Individual pigs are different, but I had a Hampshire who roamed free and only rooted his sleeping spot. Kinda like a dog, not digging it up much, but wanting it just so.


----------



## linn (Jul 19, 2005)

I think Large Black hogs are known for grazing and not rooting as much as some other breedes. Here is a link for more info. on the Large Black.

http://www.largeblackhogs.org/blog/index.php/breeders-corner/about-large-black-hogs/


----------



## bruceki (Nov 16, 2009)

You can ring a hog of any breed to help limit the rooting. I just accept the rooting as part of the deal and smooth any divots they've created after they've rotated somewhere else. 

Bruce / ebeyfarm.blogspot.com


----------



## HeritagePigs (Aug 11, 2009)

Gloucestershire Old Spots. Just the size you are looking for. They are the best pasture hog I've had. They also root much less than other breeds, even the Large Black. (A lot of that has to do with their shorter snouts.) Very docile and playful. And the meat is known in the U.K. as the best available.


----------



## cathleenc (Aug 16, 2007)

The G. Old Spots were on my 'maybe list' as were the Large Blacks. Glad to hear good things about them!

*Any feedback about Tamworths*? I think I found a breeding pair locallly.... ideally I'd love to not own a boar, just rent one for breeding dates. If I could take my gentle sow to the boar life it sounds just about perfect. lol.


----------



## highlands (Jul 18, 2004)

Pasture plus dairy is a great diet. We do pasture/hay plus about 1,200 gallons a day of whey and occasionally other dairy plus a little bit of pumpkins, apples and other things. The pasture/hay makes up almost all of their diet (~90%) by dry matter and the dairy makes up the next 7% DM supplying lysine and calories.

As to breed, most of all it is what ever you can find locally. We have York x Berk x Tam x Large Black x Other. They grow big and fast on pasture and dairy. Rather than worrying too much about getting a specific breed just get something, almost anything, you can find. The closer it and its parents were raised to how you will raise it the better as then it will be closer to adapting.
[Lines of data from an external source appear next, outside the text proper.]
# AbrahamSanders/realtime-codec-agent

Hardware: AMD Instinct MI355X
Metric: batch-encode audio-hours/hour (+ xRT and p50 frame-step latency of 1 duplex stream in `duplex`) (higher is better)
Workload: dtype f32; 1 GPU; batch MagiCodec-style encode, 16 kHz stereo, 0.1 s chunks / 2.0 s context, 256 windows per step (BASELINE configs[1]); codebook=131072x16

## Files before the change

### include/rca.h

```cpp
#ifndef RCA_H
#define RCA_H

#include <stdint.h>

#ifdef __cplusplus
extern "C" {
#endif

#define RCA_OK 0
#define RCA_ERR_ARG -1
#define RCA_ERR_HIP -2
#define RCA_ERR_STATE -3
#define RCA_ERR_MISSING -4

#define RCA_MAX_STAGES 8

typedef struct rca_codec rca_codec_t;
typedef struct rca_lm rca_lm_t;

#define RCA_F32 0
#define RCA_BF16 1
#define RCA_Q8_0 2
#define RCA_F16 3
#define RCA_Q6_K 5
// ... 70 lines not shown
                              float* pcm_dev, void* stream);
int rca_codec_decode_rows_dev(rca_codec_t* h, const int64_t* codes_dev, const int64_t* src_off_dev, int32_t B, int32_t F, int32_t n_samples,
                              float* pcm_dev, const int64_t* dst_off_dev, int64_t code_span, int64_t pcm_span, void* stream);
int rca_codec_decode_error(rca_codec_t* h, void* stream, int32_t* raised);

#define RCA_JOIN_HEAD 1
#define RCA_JOIN_TAIL 2
typedef struct {
    int64_t seg_off;
    int64_t n;
    int64_t out_off;
    int32_t flags;
    int32_t reserved;
} rca_join_seg_t;
int rca_codec_crossfade_join_dev(rca_codec_t* h, const float* seg_dev, int64_t seg_span, const rca_join_seg_t* segs_dev,
                                 const rca_join_seg_t* segs_host, int32_t n_segs, const float* fade_in_dev, int32_t n_fade, float* out_dev,
                                 int64_t out_span, void* stream);

int rca_codec_encode_tail(rca_codec_t* h, const float* pcm_host, int32_t B, int32_t T, int32_t n_keep, int64_t* codes_host);
int rca_codec_decode_tail(rca_codec_t* h, const int64_t* codes_host, int32_t B, int32_t F, int32_t n_samples, float* pcm_host);
int rca_codec_set_stream_graphs(rca_codec_t* h, int32_t enable);
int rca_codec_set_mfma_mode(rca_codec_t* h, int32_t mode);
int rca_codec_receptive_field(const rca_codec_t* h, int32_t* enc_left_frames, int32_t* dec_left_frames);
int rca_codec_set_window_trim(rca_codec_t* h, int32_t enable);

int rca_codec_decode(rca_codec_t* h, const int64_t* codes_host, int32_t B, int32_t F, float* pcm_host);
int rca_codec_decode_dev(rca_codec_t* h, const int64_t* codes_dev, int32_t B, int32_t F, float* pcm_dev,
                         void* stream);

int rca_codec_encoder_dev(rca_codec_t* h, const float* pcm_dev, int32_t B, int32_t T, float* ze_dev, void* stream);
int rca_codec_quantize_dev(rca_codec_t* h, const float* ze_dev, int64_t rows, int64_t* codes_dev, void* stream);
int rca_codec_decoder_dev(rca_codec_t* h, const float* zq_dev, int32_t B, int32_t F, float* pcm_dev, void* stream);
int rca_codec_codebook_dev(rca_codec_t* h, const float** out_dev);

int rca_codec_codebook(rca_codec_t* h, float* out_host);

int rca_codec_encode_tap(rca_codec_t* h, const float* pcm_host, int32_t B, int32_t T, int32_t layer,
                         float* out_host, int64_t out_numel);

int rca_codec_encode_tap_bf16(rca_codec_t* h, const float* pcm_host, int32_t B, int32_t T, int32_t layer,
                              uint16_t* hi_host, uint16_t* lo_host, int64_t numel);

int rca_codec_set_variant(rca_codec_t* h, int32_t variant);

int rca_codec_profile(rca_codec_t* h, int32_t enable);
int rca_codec_profile_read(rca_codec_t* h, int32_t kclass, double* total_ms, int64_t* launches, double* flops,
// ... 127 lines not shown
```

### realtime_codec_agent_amd/_native.py

```python
from __future__ import annotations

import ctypes as C
import os
import subprocess
from typing import Dict, Iterable, List, Optional, Tuple

import numpy as np

_PKG_DIR = os.path.dirname(os.path.abspath(__file__))
CSRC_DIR = os.path.join(_PKG_DIR, "csrc")
LIB_PATH = os.environ.get("RCA_LIB_PATH") or os.path.join(_PKG_DIR, "librca_hip.so")
HIP_SOURCES = ["rca_codec.hip", "rca_lm.hip"]
HIPCC_FLAGS = ["--offload-arch=gfx950", "-O3", "-ffp-contract=off", "-std=c++17", "-fPIC", "-shared",
               "-Wno-unused-result", "-mllvm", "-amdgpu-kernarg-preload-count=14"]

MAX_STAGES = 8
RCA_F32, RCA_BF16, RCA_Q8_0, RCA_F16, RCA_Q4_K, RCA_Q6_K, RCA_Q5_K, RCA_Q4_0, RCA_Q4_1 = 0, 1, 2, 3, 4, 5, 6, 7, 8


class RcaError(RuntimeError):
    pass


class Q8Blocks:
# ... 306 lines not shown
            if verbose:
                print(" ".join(cmd))
            subprocess.check_call(cmd)
            os.replace(LIB_PATH + sfx, LIB_PATH)
            with open(_stamp_path() + sfx, "w") as f:
                f.write(key + "\n")
            os.replace(_stamp_path() + sfx, _stamp_path())
        finally:
            for t in tmps + [_stamp_path() + sfx]:
                if os.path.exists(t):
                    os.remove(t)
    return LIB_PATH
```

Personally I would stay away from the slower growing and miniature breeds since the goal is to produce meat.

We don't ring our pigs. I do not find it necessary. What they root is brush, which I want them to root. They don't tend to root pasture - rather they graze it. To managed rotational grazing. It works great with pigs.

Temperament is highly genetic. I've read repeatedly that the Red Hogs, the Durocs, are mean and aggressive. Some people prize this but others have been hurt. One woman I know of got horribly injured by Duroc sows. Within our pigs there was definitely a mean line of pigs and I weeded out those genetics. Cull hard. I have a policy - we eat mean people. The pigs that are left are docile and wonderful. No need to have dangerous livestock on the farm or homestead.

Cheers

-Walter
Sugar Mountain Farm
Pastured Pigs, Sheep & Kids
in the mountains of Vermont
Read about our on-farm butcher shop project:
http://SugarMtnFarm.com/butchershop
http://SugarMtnFarm.com/csa


----------



## cathleenc (Aug 16, 2007)

Just back from the county fair today - had fun looking at the pigs. The only exhibitors are 4h kids - the only swine, almost exclusively, were cross breds. A few durocs, a couple of berkshires and hampshires, one polish white, and two landrace crosses. I kinda wish I had noted which 4h club had the landrace crosses... but perhaps I can figure that out post-fair. 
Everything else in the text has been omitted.